──────── EXERCISE DATA
int th_fused_pack(const th_mlp_weights* w, const th_linear* folded, void* store, FusedParams* out, hipStream_t s) {
    char* tail = (char*)store + th_fused_pack_bytes() - 64 * 1024;
    PackCursor cur{(char*)store, (float*)tail, (int*)(tail + 40 * 1024)};
    unsigned int* amax = (unsigned int*)(tail + 60 * 1024);
    int c256[8], c128[4], ckv[12], cst[8];
    int c256_16[16], c128_16[8], ckv16[24];
    for (int wv = 0; wv < 8; ++wv) {
        c256_16[wv * 2] = wv * 32; c256_16[wv * 2 + 1] = wv * 32 + 16;
        c128_16[wv] = wv * 16;
        ckv16[wv * 3] = wv * 16; ckv16[wv * 3 + 1] = 128 + wv * 32; ckv16[wv * 3 + 2] = 128 + wv * 32 + 16;
    }
    for (int wv = 0; wv < 4; ++wv) {
        c256[wv * 2] = wv * 64; c256[wv * 2 + 1] = wv * 64 + 32;
        c128[wv] = wv * 32;
        ckv[wv * 3] = wv * 32; ckv[wv * 3 + 1] = 128 + wv * 64; ckv[wv * 3 + 2] = 128 + wv * 64 + 32;
        cst[wv * 2] = wv * 32; cst[wv * 2 + 1] = 128 + wv * 32;
    }
    int sl2, sl2b;
#define PACK_SIMPLE(LAYER, L, N_, K_, CT_, COLS)                                       \
    TH_TRY(layer_scale_log2((L).w, (long long)(N_) * (K_), amax, &sl2, s));            \
    TH_TRY(pack_layer((L).w, (L).b, N_, K_, CT_, COLS, sl2, cur, &out->LAYER, s))
    float* scratch = nullptr;
    const size_t n_scratch = 256 * 63 + 128 * 256 + 128 * 384 + 128 * 260 + 256 * 384 + 256 + (384 * 256 + 384);
    TH_HIP(hipMalloc((void**)&scratch, n_scratch * 4));
    struct Free { float* p; ~Free() { (void)hipFree(p); } } free_scratch{scratch};
    float* wpe = scratch;
    float* XF = wpe + 256 * 63;
    float* XR = XF + 128 * 256;
    float* XRc = XR + 128 * 384;
    float* st = XRc + 128 * 260;
    float* stb = st + 256 * 384;
    float* tw = stb + 256;
    {
        TH_HIP(hipMemcpy2DAsync(wpe, 63 * 4, w->fc_0.w + 192, 255 * 4, 63 * 4, 256, hipMemcpyDeviceToDevice, s));
        TH_TRY(layer_scale_log2(wpe, 256LL * 63, amax, &sl2, s));
        TH_TRY(pack_layer(wpe, w->fc_0.b, 256, 63, 2, c256, sl2, cur, &out->fc_0pe, s));
        TH_TRY(pack_layer16(wpe, 256, 63, 2, c256_16, out->fc_0pe, sl2, cur, &out->w16.fc_0pe, s));
    }
    PACK_SIMPLE(ar0, w->alpha_res_0, 256, 384, 2, c256);
    PACK_SIMPLE(fc_2, w->fc_2, 256, 256, 2, c256);
    TH_TRY(pack_layer16(w->fc_2.w, 256, 256, 2, c256_16, out->fc_2, sl2, cur, &out->w16.fc_2, s));
    PACK_SIMPLE(fc_3, w->fc_3, 256, 256, 2, c256);
    TH_TRY(pack_layer16(w->fc_3.w, 256, 256, 2, c256_16, out->fc_3, sl2, cur, &out->w16.fc_3, s));
    PACK_SIMPLE(fc_4, w->fc_4, 128, 128, 1, c128);
    TH_TRY(pack_layer16(w->fc_4.w, 128, 128, 1, c128_16, out->fc_4, sl2, cur, &out->w16.fc_4, s));
#undef PACK_SIMPLE
    out->compact_ready = false;
    if (folded) {
        TH_TRY(layer_scale_log2(folded[0].w, 256LL * 260, amax, &sl2, s));
        TH_TRY(pack_layer(folded[0].w, folded[0].b, 256, 260, 2, c256, sl2, cur, &out->ar0c, s));
    }
    {
        const float* Wvf = w->view_fc.w;
        hipLaunchKernelGGL(fold_mm_kernel, dim3(128), dim3(256), 0, s, Wvf, 283, w->feature_fc.w, 256, 256, 256, XF, 256);
        hipLaunchKernelGGL(fold_mm_kernel, dim3(128), dim3(256), 0, s, Wvf, 283, w->rgb_res_0.w, 384, 256, 384, XR, 384);
        if (folded)
            hipLaunchKernelGGL(fold_mm_kernel, dim3(128), dim3(256), 0, s, Wvf, 283, folded[1].w, 260, 256, 260, XRc, 260);
        TH_LAUNCH_CHECK();
        TH_TRY(layer_scale_log2(XF, 128LL * 256, amax, &sl2, s));
        TH_TRY(layer_scale_log2(XR, 128LL * 384, amax, &sl2b, s));
        if (sl2b < sl2) sl2 = sl2b;
        if (folded) {
            TH_TRY(layer_scale_log2(XRc, 128LL * 260, amax, &sl2b, s));
            if (sl2b < sl2) sl2 = sl2b;
        }
        {
            TH_HIP(hipMemcpy2DAsync(st, 27 * 4, Wvf + 256, 283 * 4, 27 * 4, 128, hipMemcpyDeviceToDevice, s));
            TH_TRY(layer_scale_log2(st, 128LL * 27, amax, &sl2b, s));
            if (sl2b < sl2) sl2 = sl2b;
            TH_TRY(pack_layer(st, nullptr, 128, 27, 1, c128, sl2, cur, &out->vfD, s));
            TH_TRY(pack_layer16(st, 128, 27, 1, c128_16, out->vfD, sl2, cur, &out->w16.vfD, s));
        }
        const int s_vf = sl2;
        TH_TRY(pack_layer(XF, nullptr, 128, 256, 1, c128, s_vf, cur, &out->vfA, s));
        TH_TRY(pack_layer16(XF, 128, 256, 1, c128_16, out->vfA, s_vf, cur, &out->w16.vfA, s));
        for (int variant = 0; variant < (folded ? 2 : 1); ++variant) {
            const int K = variant ? 260 : 384;
            const float* xr = variant ? XRc : XR;
            const th_linear& r0 = variant ? folded[1] : w->rgb_res_0;
            const th_linear& r1 = variant ? folded[2] : w->rgb_res_1;
            int s_r1;
            TH_TRY(layer_scale_log2(r1.w, 128LL * K, amax, &s_r1, s));
            hipLaunchKernelGGL(scale_rows_kernel, dim3(128), dim3(256), 0, s, xr, K, 128, K, ldexpf(1.f, s_vf), st, K);
            hipLaunchKernelGGL(scale_rows_kernel, dim3(128), dim3(256), 0, s, r1.w, K, 128, K, ldexpf(1.f, s_r1),
                               st + 128 * K, K);
            hipLaunchKernelGGL(fold_mv_kernel, dim3(1), dim3(128), 0, s, Wvf, 283, 256, w->view_fc.b, w->feature_fc.b,
                               r0.b, stb);
            if (r1.b) TH_HIP(hipMemcpyAsync(stb + 128, r1.b, 128 * 4, hipMemcpyDeviceToDevice, s));
            else TH_HIP(hipMemsetAsync(stb + 128, 0, 128 * 4, s));
            TH_LAUNCH_CHECK();
            FusedLayer* dst = variant ? &out->rstc : &out->rst;
            TH_TRY(pack_layer(st, stb, 256, K, 2, cst, 0, cur, dst, s));
            dst->inv_scale = ldexpf(1.f, -s_vf);
            dst->inv_scale2 = ldexpf(1.f, -s_r1);
        }
        out->vfA.inv_scale = out->vfD.inv_scale = ldexpf(1.f, -s_vf);
        out->compact_ready = folded != nullptr;
    }
    float* tb = tw + 384 * 256;
    for (int which = 0; which < 2; ++which) {
        const th_linear& k = which == 0 ? w->key1 : w->key0;
        const th_linear& v = which == 0 ? w->val1 : w->val0;
        TH_HIP(hipMemcpyAsync(tw, k.w, 128 * 256 * 4, hipMemcpyDeviceToDevice, s));
        hipLaunchKernelGGL(fold_matmul_kernel, dim3(256), dim3(256), 0, s, w->fc_1.w, v.w, tw + 128 * 256);
        if (k.b) TH_HIP(hipMemcpyAsync(tb, k.b, 128 * 4, hipMemcpyDeviceToDevice, s));
        else TH_HIP(hipMemsetAsync(tb, 0, 128 * 4, s));
        TH_HIP(hipMemsetAsync(tb + 128, 0, 256 * 4, s));
        TH_TRY(layer_scale_log2(tw, 384LL * 256, amax, &sl2, s));
        TH_TRY(pack_layer(tw, tb, 384, 256, 3, ckv, sl2, cur, which == 0 ? &out->kv1 : &out->kv0, s));
        TH_TRY(pack_layer16(tw, 384, 256, 3, ckv16, which == 0 ? out->kv1 : out->kv0, sl2, cur, which == 0 ? &out->w16.kv1 : &out->w16.kv0, s));
    }
    hipLaunchKernelGGL(fold_bias_kernel, dim3(1), dim3(256), 0, s, w->fc_1.w, w->fc_1.b, w->val1.b, w->val0.b, cur.bias);
    out->fc_1 = FusedLayer{};
    out->fc_1.bias = cur.bias;
    cur.bias += 256;
    TH_HIP(hipStreamSynchronize(s));
    TH_REQUIRE(cur.w <= tail, "fused pack overflow");
    TH_REQUIRE((char*)cur.bias <= tail + 40 * 1024 && (char*)cur.cols <= tail + 60 * 1024, "fused pack tail overflow");
    return 0;
}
────────────────
PROBLEM DETAILS -
From the data above, output exactly the lines between the one containing "s_vf), st, K);" and the one containing "st + 128 * K, K);", counting both of them.

EXERCISE RESULT -
            hipLaunchKernelGGL(scale_rows_kernel, dim3(128), dim3(256), 0, s, xr, K, 128, K, ldexpf(1.f, s_vf), st, K);
            hipLaunchKernelGGL(scale_rows_kernel, dim3(128), dim3(256), 0, s, r1.w, K, 128, K, ldexpf(1.f, s_r1),
                               st + 128 * K, K);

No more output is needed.